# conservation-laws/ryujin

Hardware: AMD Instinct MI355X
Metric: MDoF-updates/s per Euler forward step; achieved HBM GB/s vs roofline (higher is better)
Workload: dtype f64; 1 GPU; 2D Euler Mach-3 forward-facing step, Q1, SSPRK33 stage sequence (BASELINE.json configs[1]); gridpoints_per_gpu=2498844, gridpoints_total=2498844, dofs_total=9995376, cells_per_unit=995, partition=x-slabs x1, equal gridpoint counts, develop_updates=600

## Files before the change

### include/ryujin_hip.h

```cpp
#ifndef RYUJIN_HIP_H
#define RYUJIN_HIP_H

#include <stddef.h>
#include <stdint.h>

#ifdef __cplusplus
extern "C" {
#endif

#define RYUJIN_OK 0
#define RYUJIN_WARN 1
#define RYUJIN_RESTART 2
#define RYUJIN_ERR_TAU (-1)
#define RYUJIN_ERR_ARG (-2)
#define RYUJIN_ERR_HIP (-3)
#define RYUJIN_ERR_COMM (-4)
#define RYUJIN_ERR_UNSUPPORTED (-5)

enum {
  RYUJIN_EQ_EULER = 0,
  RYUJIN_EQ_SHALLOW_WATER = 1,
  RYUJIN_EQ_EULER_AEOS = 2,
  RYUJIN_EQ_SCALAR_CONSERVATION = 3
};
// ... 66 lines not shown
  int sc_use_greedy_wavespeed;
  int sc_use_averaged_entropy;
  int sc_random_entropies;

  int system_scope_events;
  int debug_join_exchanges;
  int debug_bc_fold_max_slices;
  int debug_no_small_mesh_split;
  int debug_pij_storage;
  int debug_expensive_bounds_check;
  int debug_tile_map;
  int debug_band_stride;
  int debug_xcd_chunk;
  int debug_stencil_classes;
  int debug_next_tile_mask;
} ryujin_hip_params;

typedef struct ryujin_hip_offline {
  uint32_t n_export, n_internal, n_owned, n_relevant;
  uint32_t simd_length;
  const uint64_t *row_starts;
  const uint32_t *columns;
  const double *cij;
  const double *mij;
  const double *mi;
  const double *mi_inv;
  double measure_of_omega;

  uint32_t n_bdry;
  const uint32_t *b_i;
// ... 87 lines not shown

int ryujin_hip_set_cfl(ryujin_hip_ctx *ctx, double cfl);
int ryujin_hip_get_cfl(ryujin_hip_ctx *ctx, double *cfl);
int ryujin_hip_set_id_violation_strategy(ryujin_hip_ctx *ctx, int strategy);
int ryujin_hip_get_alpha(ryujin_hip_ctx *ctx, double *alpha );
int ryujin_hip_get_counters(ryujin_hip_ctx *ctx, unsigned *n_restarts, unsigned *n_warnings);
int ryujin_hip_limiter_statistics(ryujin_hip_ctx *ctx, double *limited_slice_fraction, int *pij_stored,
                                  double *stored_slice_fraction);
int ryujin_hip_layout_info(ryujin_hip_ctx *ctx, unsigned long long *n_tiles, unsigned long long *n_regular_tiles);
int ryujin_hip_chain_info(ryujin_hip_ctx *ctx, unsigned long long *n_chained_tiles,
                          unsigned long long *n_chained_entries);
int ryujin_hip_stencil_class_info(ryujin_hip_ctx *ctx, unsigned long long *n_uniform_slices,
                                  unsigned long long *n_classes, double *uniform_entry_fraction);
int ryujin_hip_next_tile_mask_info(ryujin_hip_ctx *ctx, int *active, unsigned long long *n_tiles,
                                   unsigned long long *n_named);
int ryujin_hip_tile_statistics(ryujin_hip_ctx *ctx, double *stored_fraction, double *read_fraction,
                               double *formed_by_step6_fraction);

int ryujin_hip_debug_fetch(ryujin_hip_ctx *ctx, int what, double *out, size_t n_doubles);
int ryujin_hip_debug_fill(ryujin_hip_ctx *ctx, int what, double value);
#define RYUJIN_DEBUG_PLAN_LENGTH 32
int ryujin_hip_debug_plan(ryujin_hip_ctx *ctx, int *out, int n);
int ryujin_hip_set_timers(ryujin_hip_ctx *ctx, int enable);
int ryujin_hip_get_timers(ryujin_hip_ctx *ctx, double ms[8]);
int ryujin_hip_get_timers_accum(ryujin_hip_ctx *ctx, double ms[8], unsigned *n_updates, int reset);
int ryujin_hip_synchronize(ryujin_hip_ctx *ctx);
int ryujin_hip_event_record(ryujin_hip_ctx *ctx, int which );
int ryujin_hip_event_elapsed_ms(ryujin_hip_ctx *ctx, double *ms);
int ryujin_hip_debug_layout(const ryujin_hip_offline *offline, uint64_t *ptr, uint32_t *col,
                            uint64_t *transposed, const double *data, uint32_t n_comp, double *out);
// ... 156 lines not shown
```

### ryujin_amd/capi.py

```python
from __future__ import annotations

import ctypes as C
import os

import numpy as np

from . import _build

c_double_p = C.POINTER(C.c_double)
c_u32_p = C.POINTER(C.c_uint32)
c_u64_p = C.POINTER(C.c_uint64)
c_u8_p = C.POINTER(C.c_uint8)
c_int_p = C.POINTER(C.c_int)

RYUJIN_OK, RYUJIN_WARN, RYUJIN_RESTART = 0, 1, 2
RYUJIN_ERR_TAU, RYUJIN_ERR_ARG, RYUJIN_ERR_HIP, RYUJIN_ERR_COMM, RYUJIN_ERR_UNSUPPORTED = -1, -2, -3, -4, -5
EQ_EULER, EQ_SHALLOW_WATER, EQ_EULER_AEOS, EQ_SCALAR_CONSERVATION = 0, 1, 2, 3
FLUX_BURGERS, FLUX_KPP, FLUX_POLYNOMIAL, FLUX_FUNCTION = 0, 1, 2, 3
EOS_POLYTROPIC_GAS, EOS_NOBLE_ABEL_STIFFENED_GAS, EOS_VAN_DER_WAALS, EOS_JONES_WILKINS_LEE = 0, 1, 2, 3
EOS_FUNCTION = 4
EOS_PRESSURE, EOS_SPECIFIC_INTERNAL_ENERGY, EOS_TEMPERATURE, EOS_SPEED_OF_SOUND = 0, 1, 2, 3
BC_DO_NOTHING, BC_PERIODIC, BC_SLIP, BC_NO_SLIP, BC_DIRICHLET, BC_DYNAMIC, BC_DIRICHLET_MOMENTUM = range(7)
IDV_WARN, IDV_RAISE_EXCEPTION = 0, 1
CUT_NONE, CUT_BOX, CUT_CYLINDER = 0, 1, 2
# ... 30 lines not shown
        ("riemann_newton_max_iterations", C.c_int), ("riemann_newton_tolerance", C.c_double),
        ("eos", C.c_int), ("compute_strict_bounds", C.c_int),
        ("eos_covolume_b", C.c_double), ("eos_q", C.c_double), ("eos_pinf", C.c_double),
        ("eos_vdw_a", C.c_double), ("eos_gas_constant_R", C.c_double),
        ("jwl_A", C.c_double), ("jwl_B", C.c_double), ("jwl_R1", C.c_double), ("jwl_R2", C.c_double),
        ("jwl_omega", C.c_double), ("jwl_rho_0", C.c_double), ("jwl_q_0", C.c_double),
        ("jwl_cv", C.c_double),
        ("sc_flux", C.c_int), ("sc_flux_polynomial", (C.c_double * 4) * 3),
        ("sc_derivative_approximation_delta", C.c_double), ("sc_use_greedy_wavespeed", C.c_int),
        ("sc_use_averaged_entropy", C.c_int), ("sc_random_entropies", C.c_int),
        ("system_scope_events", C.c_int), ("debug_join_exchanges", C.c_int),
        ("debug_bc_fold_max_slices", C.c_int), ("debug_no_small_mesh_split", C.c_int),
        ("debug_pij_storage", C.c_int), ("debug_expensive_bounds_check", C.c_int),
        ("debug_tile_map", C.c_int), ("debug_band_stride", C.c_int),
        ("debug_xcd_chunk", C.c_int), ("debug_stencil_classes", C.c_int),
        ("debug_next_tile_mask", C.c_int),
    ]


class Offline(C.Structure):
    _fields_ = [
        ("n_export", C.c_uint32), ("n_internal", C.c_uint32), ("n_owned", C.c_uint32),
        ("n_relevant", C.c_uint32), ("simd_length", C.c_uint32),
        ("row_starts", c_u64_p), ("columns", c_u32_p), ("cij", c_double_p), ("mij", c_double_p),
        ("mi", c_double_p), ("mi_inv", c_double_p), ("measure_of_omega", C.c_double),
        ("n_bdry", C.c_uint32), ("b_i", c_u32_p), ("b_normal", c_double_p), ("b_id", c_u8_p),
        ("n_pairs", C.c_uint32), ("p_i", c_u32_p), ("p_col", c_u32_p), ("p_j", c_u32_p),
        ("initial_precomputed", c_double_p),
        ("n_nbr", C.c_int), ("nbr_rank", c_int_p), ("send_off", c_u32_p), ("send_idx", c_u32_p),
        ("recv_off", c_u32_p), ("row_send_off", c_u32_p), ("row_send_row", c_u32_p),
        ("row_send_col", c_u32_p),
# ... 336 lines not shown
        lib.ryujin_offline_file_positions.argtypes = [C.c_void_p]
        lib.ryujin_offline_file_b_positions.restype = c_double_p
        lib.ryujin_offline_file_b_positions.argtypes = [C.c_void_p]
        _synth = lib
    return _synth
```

+ + + +

### Task requirements
Indicate the number of lines in the data above that contain the string "POINTER", without any additional text.

### Answer to this exercise
5